_Work instruction:_
Look through the material below and copy exactly the lines from the line with "return bt < big;" to the line with "const int8_t *pg = p + g4 * pl;", those two lines included.

_Input:_

template <int MODE>
__global__ void __launch_bounds__(512)
k_fgemm(const FixGemm g) {
    extern __shared__ __attribute__((aligned(16))) char smem[];
    constexpr bool SCREEN = MODE == FG_SCREEN, LOGITS = MODE != FG_STORE;
    constexpr int NL = SCREEN ? 3 : 4;
    const int tid = threadIdx.x, lane = tid & 63, wave = tid >> 6;
    const int wm = wave & 1, wn = wave >> 1;
    const int r32 = lane & 31, kh = lane >> 5;
    const long MT = g.RA / kFixTile, NT = g.RB / kFixTile;
    const int H = (LOGITS && g.K > kFixTile) ? g.K / kFixTile : 1;
    const long big = g.walk_rows ? NT : MT, small_units = (g.walk_rows ? MT : NT) / H;
    const int xcd = blockIdx.x & 7, slot = blockIdx.x >> 3, per_xcd = gridDim.x >> 3;
    auto tile_of = [&](long t, long &m0, long &n0) -> bool {
        const long unit = t / H, half = t % H;
        const long idx = slot + unit * per_xcd;
        const long bt = (idx / small_units) * 8 + xcd, st = (idx % small_units) * H + half;
        m0 = (g.walk_rows ? st : bt) * kFixTile;
        n0 = (g.walk_rows ? bt : st) * kFixTile;
        return bt < big;
    };
    i32x16 acc[2][NL];
    const int nst = g.Dq / 32;
    const int wu = __builtin_amdgcn_readfirstlane(wave);
    const int op = wu >> 2, chunk = (wu >> 1) & 1, half = wu & 1;
    const long R = op ? g.RB : g.RA;
    const long pl = R * 16, sstride = 8 * R * 16;
    const unsigned dbase = (unsigned)(size_t)smem + op * kFixOperand + (4 * chunk) * 2048 + half * 1024;
    const unsigned voff = lane * 16, voff4 = lane * 4;
    auto base_of = [&](long m0, long n0) { return (op ? g.B + n0 * 16 : g.A + m0 * 16) + (long)(4 * chunk) * R * 16 + half * 1024; };
    auto issue1 = [&](const int8_t *p, int st, int g4) {
        const int8_t *pg = p + g4 * pl;
        const unsigned d = dbase + (st % kFixRing) * kFixSlot + g4 * 2048;
        asm volatile(
            "s_mov_b32 m0, %[d]\n\ts_nop 0\n\t"
            "global_load_lds_dwordx4 %[vo], %[p]\n\t"
            :
            : [vo] "v"(voff), [p] "s"(pg), [d] "s"(d)
            : "memory");
    };
    auto issue_info = [&](long m0, long n0) {
        if (wu < (LOGITS ? 8 : 4)) {
            const void *src = wu < 2 ? static_cast<const void *>(g.ea + m0 + 64 * wu)
                                     : (wu < 4 ? static_cast<const void *>(g.eb + n0 + 64 * (wu - 2))
                                               : (wu < 6 ? static_cast<const void *>(g.bias + m0 + 64 * (wu - 4))
                                                         : static_cast<const void *>(g.wmu + m0 + 64 * (wu - 6))));
            const unsigned d = (unsigned)(size_t)smem + kFixInfo + 256 * (wu < 6 ? wu : wu + 4);
            asm volatile(
                "s_mov_b32 m0, %[d]\n\ts_nop 0\n\t"
                "global_load_lds_dword %[vo], %[p]\n\t"
                :
                : [vo] "v"(voff4), [p] "s"(src), [d] "s"(d)
                : "memory");
        }
    };
    long m0, n0, m0n = 0, n0n = 0;
    if (!tile_of(0, m0, n0)) return;
    const int8_t *pcur = base_of(m0, n0), *pnext = pcur;
    auto step = [&](int st, const i32x4 (&a)[2][NL], const i32x4 (&b)[NL], i32x4 (&an)[2][NL], i32x4 (&bn)[NL]) {
        const char *base = smem + ((st + 1) % kFixRing) * kFixSlot;
        const int8_t *p = (st + 4 < nst) ? pcur + (st + 4) * sstride : pnext + (st + 4 - nst) * sstride;
        constexpr int PI[10] = {0, 0, 1, 0, 1, 2, 0, 1, 2, 3};
        constexpr int PJ[10] = {0, 1, 0, 2, 1, 0, 3, 2, 1, 0};
        constexpr int LO[5] = {0, SCREEN ? 2 : 3, SCREEN ? 4 : 6, SCREEN ? 6 : 8, 10};
#pragma unroll
        for (int g4 = 0; g4 < NL; ++g4) {
            issue1(p, st, g4);
#pragma unroll
            for (int t = 0; t < 2; ++t)
                an[t][g4] = *reinterpret_cast<const i32x4 *>(base + (kh * 4 + g4) * 2048 + (64 * wm + 32 * t + r32) * 16);
            bn[g4] = *reinterpret_cast<const i32x4 *>(base + kFixOperand + (kh * 4 + g4) * 2048 + (32 * wn + r32) * 16);
#pragma unroll
            for (int q = LO[g4]; q < LO[g4 + 1]; ++q)
#pragma unroll
                for (int ta = 0; ta < 2; ++ta)
                    acc[ta][PI[q] + PJ[q]] =
                        __builtin_amdgcn_mfma_i32_32x32x32_i8(a[ta][PI[q]], b[PJ[q]], acc[ta][PI[q] + PJ[q]], 0, 0, 0);
            __builtin_amdgcn_sched_barrier(0);
        }
    };
    i32x4 a0[2][NL], b0[NL], a1[2][NL], b1[NL];
    issue_info(m0, n0);
#pragma unroll
    for (int q = 0; q < 4; ++q)
#pragma unroll
        for (int g4 = 0; g4 < NL; ++g4) issue1(pcur + q * sstride, q, g4);
    if constexpr (SCREEN) asm volatile("s_waitcnt vmcnt(9)" ::: "memory");
    else asm volatile("s_waitcnt vmcnt(12)" ::: "memory");
    __builtin_amdgcn_s_barrier();
#pragma unroll
    for (int l = 0; l < NL; ++l) {
#pragma unroll
        for (int t = 0; t < 2; ++t)
            a0[t][l] = *reinterpret_cast<const i32x4 *>(smem + (kh * 4 + l) * 2048 + (64 * wm + 32 * t + r32) * 16);
        b0[l] = *reinterpret_cast<const i32x4 *>(smem + kFixOperand + (kh * 4 + l) * 2048 + (32 * wn + r32) * 16);
    }
    int *info = reinterpret_cast<int *>(smem + kFixInfo);
    float *infof = reinterpret_cast<float *>(smem + kFixInfo);
    float runv = 0.f;
    int runk = 0;
    float runs = 0.f, runt = 0.f, runq = 0.f;
    int runj = 0, rune = 0;
    for (long t = 0;; ++t) {
        const bool has_next = tile_of(t + 1, m0n, n0n);
        pnext = has_next ? base_of(m0n, n0n) : pcur;
#pragma unroll
        for (int a = 0; a < 2; ++a)
#pragma unroll
            for (int s = 0; s < NL; ++s)
#pragma unroll
                for (int v = 0; v < 16; ++v) acc[a][s][v] = 0;
        for (int st = 0; st < nst; st += 2) {
            if constexpr (SCREEN) asm volatile("s_waitcnt vmcnt(6)\n\ts_waitcnt lgkmcnt(0)" ::: "memory");
            else asm volatile("s_waitcnt vmcnt(8)\n\ts_waitcnt lgkmcnt(0)" ::: "memory");
            __builtin_amdgcn_s_barrier();
            step(st, a0, b0, a1, b1);
            if constexpr (SCREEN) asm volatile("s_waitcnt vmcnt(6)\n\ts_waitcnt lgkmcnt(0)" ::: "memory");
            else asm volatile("s_waitcnt vmcnt(8)\n\ts_waitcnt lgkmcnt(0)" ::: "memory");
            __builtin_amdgcn_s_barrier();
            step(st + 1, a1, b1, a0, b0);
        }
        auto value = [&](int ta, int v, int e) -> float {
            float tt;
            if constexpr (SCREEN) tt = __fmul_rn((float)acc[ta][2][v], 256.0f);
            else tt = __builtin_fmaf((float)acc[ta][2][v], 256.0f, (float)acc[ta][NL - 1][v]);
            tt = __builtin_fmaf((float)acc[ta][1][v], 65536.0f, tt);
            tt = __builtin_fmaf((float)acc[ta][0][v], 16777216.0f, tt);
            return ldexpf(tt, e);
        };
        int rbase = 64 * wm + 4 * kh, cbase = 32 * wn + r32;
        asm volatile("" : "+v"(rbase), "+v"(cbase));
        i32x4 er[2][4];
#pragma unroll
        for (int ta = 0; ta < 2; ++ta)
#pragma unroll
            for (int q = 0; q < 4; ++q) er[ta][q] = *reinterpret_cast<const i32x4 *>(&info[rbase + 32 * ta + 8 * q]);
        const bool full = (m0 + kFixTile <= g.M) && (n0 + kFixTile <= g.N);
        const int ecol = info[128 + cbase] - 36;
        const int rows_left = (int)((g.M - m0 - rbase) > 128 ? 128 : (g.M - m0 - rbase));
        if (MODE == FG_STORE) {
            const bool col_ok = n0 + cbase < g.N;
            float *orow = g.out + (m0 + rbase) * g.ldo + n0 + cbase;
            if (full) {
#pragma unroll
                for (int ta = 0; ta < 2; ++ta)
#pragma unroll
                    for (int v = 0; v < 16; ++v) {
                        const int ro = 32 * ta + 8 * (v >> 2) + (v & 3);
                        orow[(long)ro * g.ldo] = value(ta, v, er[ta][v >> 2][v & 3] + ecol);
                    }
            } else {
#pragma unroll
                for (int ta = 0; ta < 2; ++ta)
#pragma unroll
                    for (int v = 0; v < 16; ++v) {
                        const int ro = 32 * ta + 8 * (v >> 2) + (v & 3);
                        const float val = value(ta, v, er[ta][v >> 2][v & 3] + ecol);
                        if (col_ok && ro < rows_left) orow[(long)ro * g.ldo] = val;
                    }
            }
        } else if constexpr (SCREEN) {
            const float ls = g.lscale_ptr ? *g.lscale_ptr : g.lscale;
            float bv[4], sv[4], tv[4], qm = 0.f;
            int bk[4], sk[4];
            const long col = n0 + cbase;
#pragma unroll
            for (int ta = 0; ta < 2; ++ta) {
#pragma unroll
                for (int v4 = 0; v4 < 4; ++v4) {
                    const f32x4 br4 = *reinterpret_cast<const f32x4 *>(&infof[256 + rbase + 32 * ta + 8 * v4]);
                    const f32x4 wm4 = *reinterpret_cast<const f32x4 *>(&infof[640 + rbase + 32 * ta + 8 * v4]);
#pragma unroll
                    for (int c = 0; c < 4; ++c) {
                        const int v = 4 * v4 + c;
                        const int rl = rbase + 32 * ta + 8 * v4 + c;
                        const float s2 = __fmul_rn(__fadd_rn(value(ta, v, er[ta][v4][c] + ecol), wm4[c]), ls);
                        const float val = __fadd_rn(s2, br4[c]);
                        qm = fmaxf(qm, fmaxf(fabsf(s2), fabsf(val)));
                        const int gi = 2 * ta + (v4 >> 1);
                        if ((v4 & 1) == 0 && c == 0) { bv[gi] = val; bk[gi] = sk[gi] = rl; sv[gi] = tv[gi] = -INFINITY; }
                        else {
                            const bool c1 = val > bv[gi], c2 = val > sv[gi];
                            tv[gi] = __builtin_amdgcn_fmed3f(tv[gi], sv[gi], val);
                            sv[gi] = __builtin_amdgcn_fmed3f(sv[gi], bv[gi], val);
                            sk[gi] = c1 ? bk[gi] : (c2 ? rl : sk[gi]);
                            bk[gi] = c1 ? rl : bk[gi];
                            bv[gi] = fmaxf(bv[gi], val);
                        }
                    }
                }
            }
            int em = info[lane] > info[lane + 64] ? info[lane] : info[lane + 64];
            for (int s = 32; s >= 1; s >>= 1) { const int o = __shfl_xor(em, s, 64); em = o > em ? o : em; }
            auto merge = [](float &b1, int &k1, float &s1, int &j1, float &t1, float b2, int k2, float s2, int j2, float t2) {
                if (b2 > b1) {
                    float f = b1; b1 = b2; b2 = f;
                    f = s1; s1 = s2; s2 = f;
                    t1 = t2;
                    int i = k1; k1 = k2; k2 = i;
                    j1 = j2;
                }
                if (b2 > s1) { t1 = fmaxf(s1, s2); s1 = b2; j1 = k2; }
                else t1 = fmaxf(t1, b2);
            };
            const float cA = 16.5f * 16384.0f * (float)g.Dq;
            auto undecided = [&](float v, float s, float q, int e) {
                const float margin = __fadd_rn(__fadd_rn(__fmul_rn(ldexpf(cA, e + ecol), ls), __fmul_rn(q, 1.9073486328125e-6f)), 7.5231638452626401e-37f);
                return !(__fsub_rn(v, s) > margin);
            };
            auto append = [&](long pos, unsigned second_entry, bool many) {
                const unsigned at = atomicAdd(g.und_cnt, 1u);
                if (at < g.und_cap) {
                    g.und_list[2 * (size_t)at] = (unsigned)pos;
                    g.und_list[2 * (size_t)at + 1] = second_entry | (many ? 0x80000000u : 0u);
                }
            };
            const int K = g.K;
#pragma unroll
            for (int gi = 0; gi < 4; ++gi)
                merge(bv[gi], bk[gi], sv[gi], sk[gi], tv[gi], __shfl_xor(bv[gi], 32, 64), __shfl_xor(bk[gi], 32, 64),
                      __shfl_xor(sv[gi], 32, 64), __shfl_xor(sk[gi], 32, 64), __shfl_xor(tv[gi], 32, 64));
            qm = fmaxf(qm, __shfl_xor(qm, 32, 64));
            if (K >= 32) {
                merge(bv[0], bk[0], sv[0], sk[0], tv[0], bv[1], bk[1], sv[1], sk[1], tv[1]);
                merge(bv[2], bk[2], sv[2], sk[2], tv[2], bv[3], bk[3], sv[3], sk[3], tv[3]);
            }
            if (K >= 64) merge(bv[0], bk[0], sv[0], sk[0], tv[0], bv[2], bk[2], sv[2], sk[2], tv[2]);
            if (K <= 64) {
                if (kh == 0) {
                    const int span = K / 16;
#pragma unroll
                    for (int gi = 0; gi < 4; ++gi) {
                        const long row = m0 + bk[gi];
                        if ((gi % span) == 0 && col < g.N && row < g.M) {
                            fg_store_idx(g, col * g.ncb + row / K, row % K);
                            if (undecided(bv[gi], sv[gi], qm, em))
                                append(col * g.ncb + row / K, (unsigned)((m0 + sk[gi]) % K), undecided(bv[gi], tv[gi], qm, em));
                        }
                    }
                }
            } else {
                float *exv = infof + 384, *exs = infof + 768, *exq = infof + 896;
                int *exk = info + 384 + 128;
                float *ext = reinterpret_cast<float *>(smem + kFixInfo + 4096);
                int *exj = reinterpret_cast<int *>(smem + kFixInfo + 4096 + 512);
                if (wm == 1 && kh == 0) {
                    exv[cbase] = bv[0]; exk[cbase] = bk[0]; exs[cbase] = sv[0]; exq[cbase] = qm;
                    ext[cbase] = tv[0]; exj[cbase] = sk[0];
                }
                asm volatile("s_waitcnt lgkmcnt(0)" ::: "memory");
                __builtin_amdgcn_s_barrier();
                if (wm == 0 && kh == 0) {
                    const int hf = (int)(t % H);
                    float v = bv[0], s = sv[0], t3 = tv[0], q = fmaxf(qm, exq[cbase]);
                    int kk = bk[0], jj = sk[0];
                    merge(v, kk, s, jj, t3, exv[cbase], exk[cbase], exs[cbase], exj[cbase], ext[cbase]);
                    kk += (int)m0;
                    jj += (int)m0;
                    if (hf > 0) {
                        merge(v, kk, s, jj, t3, runv, runk, runs, runj, runt);
                        q = fmaxf(q, runq);
                        em = em > rune ? em : rune;
                    }
                    runv = v; runk = kk; runs = s; runj = jj; runt = t3; runq = q; rune = em;
                    const long k = kk;
                    if (hf == H - 1 && col < g.N && k < g.M) {
                        fg_store_idx(g, col * g.ncb + k / K, k % K);
                        if (undecided(v, s, q, em)) append(col * g.ncb + k / K, (unsigned)(jj % K), undecided(v, t3, q, em));
                    }
                }
            }
        } else {
            const float ls = g.lscale_ptr ? *g.lscale_ptr : g.lscale;
            float bv[4];
            int bk[4];
            const long col = n0 + cbase;
            float *lrow = g.logits ? g.logits + col * g.ldo + m0 + rbase : nullptr;
#pragma unroll
            for (int ta = 0; ta < 2; ++ta) {
#pragma unroll
                for (int v4 = 0; v4 < 4; ++v4) {
                    const f32x4 br4 = *reinterpret_cast<const f32x4 *>(&infof[256 + rbase + 32 * ta + 8 * v4]);
                    const f32x4 wm4 = *reinterpret_cast<const f32x4 *>(&infof[640 + rbase + 32 * ta + 8 * v4]);
                    f32x4 q4;
#pragma unroll
                    for (int c = 0; c < 4; ++c) {
                        const int v = 4 * v4 + c;
                        const int rl = rbase + 32 * ta + 8 * v4 + c;
                        const float val = __fadd_rn(__fmul_rn(__fadd_rn(value(ta, v, er[ta][v4][c] + ecol), wm4[c]), ls), br4[c]);
                        q4[c] = val;
                        const int gi = 2 * ta + (v4 >> 1);
                        if ((v4 & 1) == 0 && c == 0) { bv[gi] = val; bk[gi] = rl; }
                        else if (val > bv[gi]) { bv[gi] = val; bk[gi] = rl; }
                    }
                    if (lrow && (full || (col < g.N && 32 * ta + 8 * v4 < rows_left)))
                        *reinterpret_cast<f32x4 *>(lrow + 32 * ta + 8 * v4) = q4;
                }
            }
            if (g.idx) {
                auto better = [](float v1, int k1, float v2, int k2) { return (v1 > v2) | ((v1 == v2) & (k1 < k2)); };
                const int K = g.K;
#pragma unroll
                for (int gi = 0; gi < 4; ++gi) {
                    const float ov = __shfl_xor(bv[gi], 32, 64);
                    const int ok = __shfl_xor(bk[gi], 32, 64);
                    if (better(ov, ok, bv[gi], bk[gi])) { bv[gi] = ov; bk[gi] = ok; }
                }
                if (K >= 32) {
                    if (bv[1] > bv[0]) { bv[0] = bv[1]; bk[0] = bk[1]; }
                    if (bv[3] > bv[2]) { bv[2] = bv[3]; bk[2] = bk[3]; }
                }
                if (K >= 64 && bv[2] > bv[0]) { bv[0] = bv[2]; bk[0] = bk[2]; }
                if (K <= 64) {
                    if (kh == 0) {
                        const int span = K / 16;
#pragma unroll
                        for (int gi = 0; gi < 4; ++gi) {
                            const long row = m0 + bk[gi];
                            if ((gi % span) == 0 && col < g.N && row < g.M) fg_store_idx(g, col * g.ncb + row / K, row % K);
                        }
                    }
                } else {
                    float *exv = infof + 384;
                    int *exk = info + 384 + 128;
                    if (wm == 1 && kh == 0) { exv[cbase] = bv[0]; exk[cbase] = bk[0]; }
                    asm volatile("s_waitcnt lgkmcnt(0)" ::: "memory");
                    __builtin_amdgcn_s_barrier();
                    if (wm == 0 && kh == 0) {
                        const int hf = (int)(t % H);
                        float v = bv[0];
                        long k = m0 + bk[0];
                        if (better(exv[cbase], exk[cbase], bv[0], bk[0])) { v = exv[cbase]; k = m0 + exk[cbase]; }
                        if (hf > 0 && !(v > runv)) { v = runv; k = runk; }
                        runv = v;
                        runk = (int)k;
                        if (hf == H - 1 && col < g.N && k < g.M) fg_store_idx(g, col * g.ncb + k / K, k % K);
                    }
                }
            }
        }
        if (!has_next) break;
        asm volatile("s_waitcnt lgkmcnt(0)" ::: "memory");
        __builtin_amdgcn_s_barrier();
        m0 = m0n;
        n0 = n0n;
        pcur = pnext;
        issue_info(m0, n0);
    }
    asm volatile("s_waitcnt vmcnt(0)" ::: "memory");
}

_Solution:_
        return bt < big;
    };
    i32x16 acc[2][NL];
    const int nst = g.Dq / 32;
    const int wu = __builtin_amdgcn_readfirstlane(wave);
    const int op = wu >> 2, chunk = (wu >> 1) & 1, half = wu & 1;
    const long R = op ? g.RB : g.RA;
    const long pl = R * 16, sstride = 8 * R * 16;
    const unsigned dbase = (unsigned)(size_t)smem + op * kFixOperand + (4 * chunk) * 2048 + half * 1024;
    const unsigned voff = lane * 16, voff4 = lane * 4;
    auto base_of = [&](long m0, long n0) { return (op ? g.B + n0 * 16 : g.A + m0 * 16) + (long)(4 * chunk) * R * 16 + half * 1024; };
    auto issue1 = [&](const int8_t *p, int st, int g4) {
        const int8_t *pg = p + g4 * pl;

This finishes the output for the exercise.